# Jb 10/21



## spec-tacular! (Aug 20, 2012)

Headed out about 630 this morning and headed out to JB! Water was amazing when i got there so i shoved off! Made bait very easy then headed out! Nothin really to write home about! All i caught were 6 sharks! Then the wind picked up and it got nasty so i headed in! I really need to get out to Navarre but its hard to do when im less than 5 min away from were i launch on Johnsons beach!


----------



## spec-tacular! (Aug 20, 2012)

Heres a few pics!


----------



## PAWGhunter (Feb 3, 2010)

Yeah, big smoker kings at Navarre right now. Got two giants yesterday. Water was gross there though...tiny jellyfish and murky green water.


----------



## Bigkidneys (Jul 14, 2011)

I feel ya man. I too live less than a mile from JB which makes it tough to go anywhere else as when I did and swell info was calling it flat for Navarre, it turned out to be about 2-3. Waste of an hour drive...


----------



## spec-tacular! (Aug 20, 2012)

Yea ive found swell info lies! Lol


----------



## PAWGhunter (Feb 3, 2010)

spec-tacular! said:


> Yea ive found swell info lies! Lol


Used to be really bad for predicting Navarre Beach, but its gotten better this year. Seems the beach has changed a lot the last year. I remember it being much deeper in the surf while launching there 2-3 years ago.


----------



## Wilbur (Jan 17, 2011)

I looked for you Spectacular. Corey and I launched about 8:30. Had a tough time finding bait, but managed 3 or 4 hard tails. I caught a BIG shark that kind of spooked me. It was close to the size of a full grown porpoise.
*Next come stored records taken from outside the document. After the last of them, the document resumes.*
constexpr uint64_t kPartialsOnDevice = ~0ull;
template <class T>
static void merge_pipeline(Context *ctx, Result *res, Producer<T> &prod, uint64_t M_all, uint64_t N,
                           const uint64_t *d_row_off,
                           uint64_t P, uint64_t cap_cfg, PhaseTimer &tm, uint64_t r_lo = 0, uint64_t r_hi = ~0ull,
                           uint64_t off_lo = 0, const PanelSink *sink = nullptr, const ChunkTable<T> *ct = nullptr,
                           const DirectSrc *ds = nullptr, const std::vector<uint64_t> *cuts = nullptr, const ShortRuns<T> *sr = nullptr) {
    if (r_hi == ~0ull) r_hi = M_all;
    const uint64_t M = r_hi - r_lo;
    res->info.M = M;
    res->info.row_begin = r_lo;
    res->info.row_end = r_hi;
    hipStream_t s = ctx->stream;
    Scratch sc(ctx);
    const int colbits = std::max(1, bits_for(N));

    const uint64_t E = 4 + sizeof(T);
    uint64_t cap_c;
    uint64_t *ub = sc.get<uint64_t>(M + 1);
    {
        Scratch us(ctx);
        uint64_t *ub_tmp = us.get<uint64_t>(scan_scratch_entries(M + 1));
        if (P != 0) device_exclusive_scan<RowUpperBound, uint64_t>(RowUpperBound{d_row_off + r_lo, N}, M, ub, ub_tmp, s);
        if (P == 0) {
            cap_c = 0;
        } else if (P == kPartialsOnDevice) {
            Gather g(s);
            g.add(&P, d_row_off + M_all);
            g.add(&cap_c, (const uint64_t *)ub + M);
            g.wait();
            res->info.partials = P;
        } else {
            cap_c = d2h(ub + M, s);
        }
    }
    if (!sink) res->rowptr = (int64_t *)ctx->alloc((M + 1) * sizeof(int64_t));
    if (P == 0) {
        res->info.nnz_c = 0;
        if (sink) {
            int64_t *zr = sc.get<int64_t>(M + 1);
            OSP_HIP(hipMemsetAsync(zr, 0, (M + 1) * sizeof(int64_t), s));
            OSP_HIP(hipStreamSynchronize(s));
            res->info.panels = 1;
            const osp_panel_t pd{r_lo, r_hi, 0, zr, nullptr, nullptr, 0, 1, {0, 0}};
            if (sink->fn(&pd, sink->user)) throw Error(OSP_ERR_ARG, "panel callback returned non-zero");
            return;
        }
        OSP_HIP(hipMemsetAsync(res->rowptr, 0, (M + 1) * sizeof(int64_t), s));
        return;
    }
    uint32_t *c_col = nullptr;
    T *c_val = nullptr;
    if (!sink) {
        res->colidx = (uint32_t *)ctx->alloc(std::max<uint64_t>(cap_c, 1) * sizeof(uint32_t));
        res->vals = ctx->alloc(std::max<uint64_t>(cap_c, 1) * sizeof(T));
        c_col = res->colidx;
        c_val = (T *)res->vals;
    }
    size_t free_b = 0, total_b = 0;
    OSP_HIP(hipMemGetInfo(&free_b, &total_b));
    free_b += ctx->pooled_bytes + (ctx->sibling ? ctx->sibling->pooled_bytes : 0);
    uint64_t cap = cap_cfg;
    const double per_record = sink ? 3.7 : (ds && ds->gather) ? 2.5 : 2.6;
    if (cap == 0) cap = std::max<uint64_t>((uint64_t)(free_b * 0.85 / (per_record * E)), 1ull << 20);
    cap = std::min<uint64_t>(cap, 0xfffffff0ull);
    if (getenv("OSP_VERBOSE"))
        fprintf(stderr, "[osp] M=%llu N=%llu P=%llu nnzC<=%llu (%.1f GB) free %.1f GB -> staging capacity %llu partial products (%.1f GB)\n",
                (unsigned long long)M, (unsigned long long)N, (unsigned long long)P, (unsigned long long)cap_c, cap_c * E / 1e9,
                free_b / 1e9, (unsigned long long)cap, cap * E / 1e9);
    std::vector<uint64_t> bounds{r_lo};
    std::vector<uint64_t> boff{off_lo};
    if (P <= cap && !(cuts && !cuts->empty())) {
        bounds.push_back(r_hi);
        boff.push_back(off_lo + P);
    } else {
        constexpr uint32_t kMaxPanels = 4096;
        const uint32_t ncuts = cuts ? (uint32_t)cuts->size() : 0u;
        uint64_t *d_b = sc.get<uint64_t>(2ull * (kMaxPanels + 1) + 2), *d_cuts = sc.get<uint64_t>(std::max<uint32_t>(ncuts, 1));
        if (ncuts) copy_h2d(d_cuts, cuts->data(), ncuts * sizeof(uint64_t), s);
        panel_bounds_kernel<<<1, kWave, 0, s>>>(d_row_off, r_lo, M, cap, d_cuts, ncuts, kMaxPanels, d_b);
        std::vector<uint64_t> hb(2ull * (kMaxPanels + 1) + 2);
        copy_d2h(hb.data(), d_b, hb.size() * sizeof(uint64_t), s);
        const uint64_t np = hb[0], bad = hb[1];
        if (bad != ~0ull)
            throw Error(OSP_ERR_CAPACITY, "output row " + std::to_string(bad) + " has more partial products than the staging capacity of " +
                        std::to_string(cap) + ", or the product needs more than " + std::to_string(kMaxPanels) + " panels");
        for (uint64_t p = 1; p <= np; p++) { bounds.push_back(hb[2 + p]); boff.push_back(hb[2 + (kMaxPanels + 1) + p]); }
        boff[0] = hb[2 + (kMaxPanels + 1)];
    }
    const bool all_rows = r_lo == 0 && r_hi == M_all;
    const uint32_t npanels = (uint32_t)bounds.size() - 1;
    res->info.panels = npanels;
    auto panel_base = [&](uint32_t p) { return (npanels == 1) ? off_lo : boff[p]; };
    auto panel_count = [&](uint32_t p) { return (npanels == 1) ? P : boff[p + 1] - boff[p]; };
    uint64_t max_panel = 0, max_rows_panel = 0;
    for (uint32_t p = 0; p < npanels; p++) {
        max_panel = std::max(max_panel, panel_count(p));
        max_rows_panel = std::max(max_rows_panel, bounds[p + 1] - bounds[p]);
    }
    Part<T> *stage = sc.get<Part<T>>(max_panel);
    uint64_t *out_nnz = sc.get<uint64_t>((uint64_t)npanels + 1);
    uint32_t *abort_word = sc.get<uint32_t>(1);
    zero_async(s, {{out_nnz, sizeof(uint64_t)}, {abort_word, sizeof(uint32_t)}});
    auto check_abort = [&](uint32_t flag) {
        if (flag) throw Error(OSP_ERR_HIP, "the merge made no progress for seconds (a tile's predecessors never published their sizes); "
                                           "with several ticket shards that happens when fewer workgroups than shards ever run side by side");
    };
    const bool overlap = npanels > 1 && !(getenv("OSP_PLAN_OVERLAP") && atoi(getenv("OSP_PLAN_OVERLAP")) == 0);
    if (overlap) ctx->need_aux();
    struct AuxScope {
        Context *c; hipStream_t main;
        explicit AuxScope(Context *ctx_) : c(ctx_), main(ctx_->stream) { c->stream = c->aux; }
        ~AuxScope() {
            if (std::uncaught_exceptions()) (void)hipStreamSynchronize(c->aux);
            c->stream = main;
        }
    };
    typedef std::unique_ptr<PanelPlan<T>> PlanPtr;
    auto plan_one = [&](uint32_t p, bool beside) -> PlanPtr {
        const uint64_t r0 = bounds[p], r1 = bounds[p + 1];
        const uint64_t base = panel_base(p), count = panel_count(p);
        PlanPtr pl(new PanelPlan<T>(ctx));
        if (beside) {
            AuxScope scope(ctx);
            OSP_HIP(hipStreamWaitEvent(ctx->stream, ctx->aux_fork, 0));
            tm.begin(PH_MERGE, ctx->stream);
            plan_panel<T>(ctx, res, tm, *pl, d_row_off, r0, r1, base, count, colbits, ds);
            tm.end(PH_MERGE);
            OSP_HIP(hipEventRecord(ctx->aux_join, ctx->stream));
            res->info.plans_overlapped++;
        } else {
            tm.begin(PH_MERGE);
            plan_panel<T>(ctx, res, tm, *pl, d_row_off, r0, r1, base, count, colbits, ds);
            tm.end(PH_MERGE);
        }
        return pl;
    };
    auto multiply_and_plan_next = [&](uint32_t p, PanelPlan<T> &plan, PlanPtr &nxt) {
        const uint64_t r0 = bounds[p], r1 = bounds[p + 1];
        const uint64_t base = panel_base(p), count = panel_count(p);
        if (plan.p0.nlong) plan.qstage = plan.sc.template get<Part<T>>(plan.nh);
        const bool beside = overlap && p + 1 < npanels;
        if (beside) { OSP_HIP(hipEventRecord(ctx->aux_fork, s)); ctx->fork_window = true; ctx->releases_in_fork_window = 0; }
        struct WindowEnd { Context *c; ~WindowEnd() { c->fork_window = false; } } window_end{ctx};
        tm.begin(PH_MUL);
        bool column_major = count != 0 && !(sr && plan.p0.nlong == 0), desc_only = false;
        if (count && plan.xjobbase && plan.xjobs_bound) {
            tm.begin(PH_EXPAND_K);
            const RowSrc<T> src{ds->rowfirst, ds->off, ds->bs, ds->av_in_order ? nullptr : ds->perm, (const T *)ds->a_vals, ds->b_colidx, (const T *)ds->b_vals};
            expand_rows_kernel<T><<<(unsigned)plan.xjobs_bound, kExpandThreads, 0, s>>>(plan.p0.long_rows, plan.p0.nlong, plan.xjobbase, d_row_off, base, src, stage);
            tm.end(PH_EXPAND_K);
            res->info.expand_launches++;
            res->info.expand_partials += plan.xpartials;
        }
        if (count && plan.split_from_b && plan.split_beside) {
            split_stretch_from_b<T>(ctx, s, plan, d_row_off, base, colbits);
            dbg_sync(s, "split: stretch rows, from B");
        }
        if (count && plan.expand_ok) {
            desc_only = true;
            const uint32_t nw = (plan.nwritten && plan.may_write) ? d2h(plan.nwritten, s) : 0u;
            column_major = plan.hub.cells != nullptr || nw != 0 || (plan.mode_rows[kModeDirect] != 0 && plan.ga.runs == nullptr);
        }
        const bool mostly_hub = plan.hub.cells != nullptr && plan.mode_partials[kModeStretch] * 3 >= count;
        if (column_major && ds) ds->ensure_chunk_off(s);
        if (column_major) prod.produce(r0, r1, npanels == 1 && all_rows, base, count, stage, tm, plan.cells, plan.qstage, plan.hub.cells ? &plan.hub : nullptr,
                                       plan.ga.runs != nullptr && !mostly_hub, plan.p0.nlong != 0, desc_only, mostly_hub);
        tm.end(PH_MUL);
        if (beside) {
            ctx->fork_window = false;
            if (ctx->releases_in_fork_window)
                throw Error(OSP_ERR_HIP, "internal: " + std::to_string(ctx->releases_in_fork_window) + " pooled buffers were released between the fork of the "
                                         "second stream and the next panel's plan (the pool is not stream-aware: see Context::fork_window)");
            nxt = plan_one(p + 1, true);
            OSP_HIP(hipStreamWaitEvent(s, ctx->aux_join, 0));
        }
    };
    if (sink) {
        std::vector<uint64_t> h_ub(npanels + 1);
        for (uint32_t p = 0; p <= npanels; p++) h_ub[p] = d2h(ub + (bounds[p] - r_lo), s);
        uint64_t max_out = 1;
        for (uint32_t p = 0; p < npanels; p++) max_out = std::max(max_out, h_ub[p + 1] - h_ub[p]);
        c_col = sc.get<uint32_t>(max_out);
        c_val = sc.get<T>(max_out);
        int64_t *prow = sc.get<int64_t>(max_rows_panel + 1);
        uint64_t *cells = sc.get<uint64_t>(2);
        uint64_t nnz_total = 0;
        PlanPtr cur, nxt;
        for (uint32_t p = 0; p < npanels; p++) {
            const uint64_t r0 = bounds[p], r1 = bounds[p + 1];
            const uint64_t base = panel_base(p);
            if (!cur) cur = plan_one(p, false);
            PanelPlan<T> &plan = *cur;
            multiply_and_plan_next(p, plan, nxt);
            tm.begin(PH_MERGE);
            OSP_HIP(hipMemsetAsync(cells, 0, 2 * sizeof(uint64_t), s));
            MergeIO<T> io{stage, d_row_off, r0, r1, base, prow - r0, c_col, c_val, cells, cells + 1};
            if (ct) io.ct = *ct;
            if (sr) { io.runs0 = sr->runs0; io.rowfirst0 = sr->rowfirst0; io.b_colidx = sr->b_colidx; io.b_vals = sr->b_vals; }
            io.abort_word = abort_word;
            merge_panel<T>(ctx, res, tm, io, colbits, plan);
            tm.end(PH_MERGE);
            uint64_t nnz_p = 0;
            uint32_t aflag = 0;
            { Gather g(s); g.add(&nnz_p, (const uint64_t *)cells + 1); g.add(&aflag, (const uint32_t *)abort_word); g.wait(); }
            check_abort(aflag);
            nnz_total += nnz_p;
            const osp_panel_t pd{r0, r1, nnz_p, prow, c_col, c_val, p, npanels, {0, 0}};
            ctx->ensure_free(2ull << 30);
            if (sink->fn(&pd, sink->user)) throw Error(OSP_ERR_ARG, "panel callback returned non-zero");
            OSP_HIP(hipStreamSynchronize(s));
            cur = std::move(nxt);
        }
        res->info.nnz_c = nnz_total;
        return;
    }

    PlanPtr cur, nxt;
    for (uint32_t p = 0; p < npanels; p++) {
        const uint64_t r0 = bounds[p], r1 = bounds[p + 1];
        const uint64_t base = panel_base(p);
        if (!cur) cur = plan_one(p, false);
        PanelPlan<T> &plan = *cur;
        multiply_and_plan_next(p, plan, nxt);
        tm.begin(PH_MERGE);
        MergeIO<T> io{stage, d_row_off, r0, r1, base, res->rowptr - r_lo, c_col, c_val, out_nnz + p, out_nnz + p + 1};
        if (ct) io.ct = *ct;
        if (sr) { io.runs0 = sr->runs0; io.rowfirst0 = sr->rowfirst0; io.b_colidx = sr->b_colidx; io.b_vals = sr->b_vals; }
        io.abort_word = abort_word;
        merge_panel<T>(ctx, res, tm, io, colbits, plan);
        tm.end(PH_MERGE);
        cur = std::move(nxt);
    }
    uint64_t nnz_total = 0;
    uint32_t aflag = 0;
    { Gather g(s); g.add(&nnz_total, (const uint64_t *)out_nnz + npanels); g.add(&aflag, (const uint32_t *)abort_word); g.wait(); }
    check_abort(aflag);
    res->info.nnz_c = nnz_total;
    const uint64_t waste = (Context::bucket(std::max<uint64_t>(cap_c, 1) * sizeof(T)) - Context::bucket(std::max<uint64_t>(nnz_total, 1) * sizeof(T))) +
                           (Context::bucket(std::max<uint64_t>(cap_c, 1) * sizeof(uint32_t)) - Context::bucket(std::max<uint64_t>(nnz_total, 1) * sizeof(uint32_t)));
    const uint64_t min_waste = getenv("OSP_COMPACT_MIN_WASTE") ? strtoull(getenv("OSP_COMPACT_MIN_WASTE"), nullptr, 10) : (uint64_t)(total_b / 10);
    res->info.output_slack_bytes = waste;
    if (Context::bucket(std::max<uint64_t>(nnz_total, 1) * sizeof(T)) * 10 < Context::bucket(std::max<uint64_t>(cap_c, 1) * sizeof(T)) * 7 &&
        waste >= min_waste) {
        res->info.output_slack_bytes = 0;
        tm.begin(PH_COMPACT);
        uint32_t *nc = (uint32_t *)ctx->alloc(std::max<uint64_t>(nnz_total, 1) * sizeof(uint32_t));
        T *nv = (T *)ctx->alloc(std::max<uint64_t>(nnz_total, 1) * sizeof(T));
        if (nnz_total) {
            OSP_HIP(hipMemcpyAsync(nc, c_col, nnz_total * sizeof(uint32_t), hipMemcpyDeviceToDevice, s));
            OSP_HIP(hipMemcpyAsync(nv, c_val, nnz_total * sizeof(T), hipMemcpyDeviceToDevice, s));
        }
        ctx->release(res->colidx);
        ctx->release(res->vals);
        res->colidx = nc;
        res->vals = nv;
        tm.end(PH_COMPACT);
    }
}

It hit on a free-lined hard tail on a steel leader with no duster. It ran my drag a while, then dove deep, then came back up out of the water near me with line going slack. It spun around in the air and landed on my 30# braid and broke it with a huge splash. I'm guessing it was around 200 lbs. maybe a spinner shark by the way it spun around?


----------



## Wilbur (Jan 17, 2011)

Forgot to mention that we saw tons of rays and mullet schooling.


----------



## weedline (Aug 20, 2011)

some advise on navarre weather if its a cool north wind around 10 to 15 at home but the weather chanel has it as north northeast at navarre it will tend to get a little rough where as anywhere 15 miles or more east or west will be almost slick but remember it works both ways if u get a north northwest wind blowing in dirty water with a chop over west u may hit navarre and its slick and pretty just pick your days and learn the weather paterns it sux these days with gas prices back 10 years ago i would drive ft walton to pickens pier and back on 5$ in gas now that same drive is 20$ makes it alot harder to go on a scouting trip for new areas


----------



## spec-tacular! (Aug 20, 2012)

Yea i saw all the rays and mullet!


----------



## GatorBane (Jan 11, 2010)

Easy fix. Just check Navarrebeachpiercam.com


----------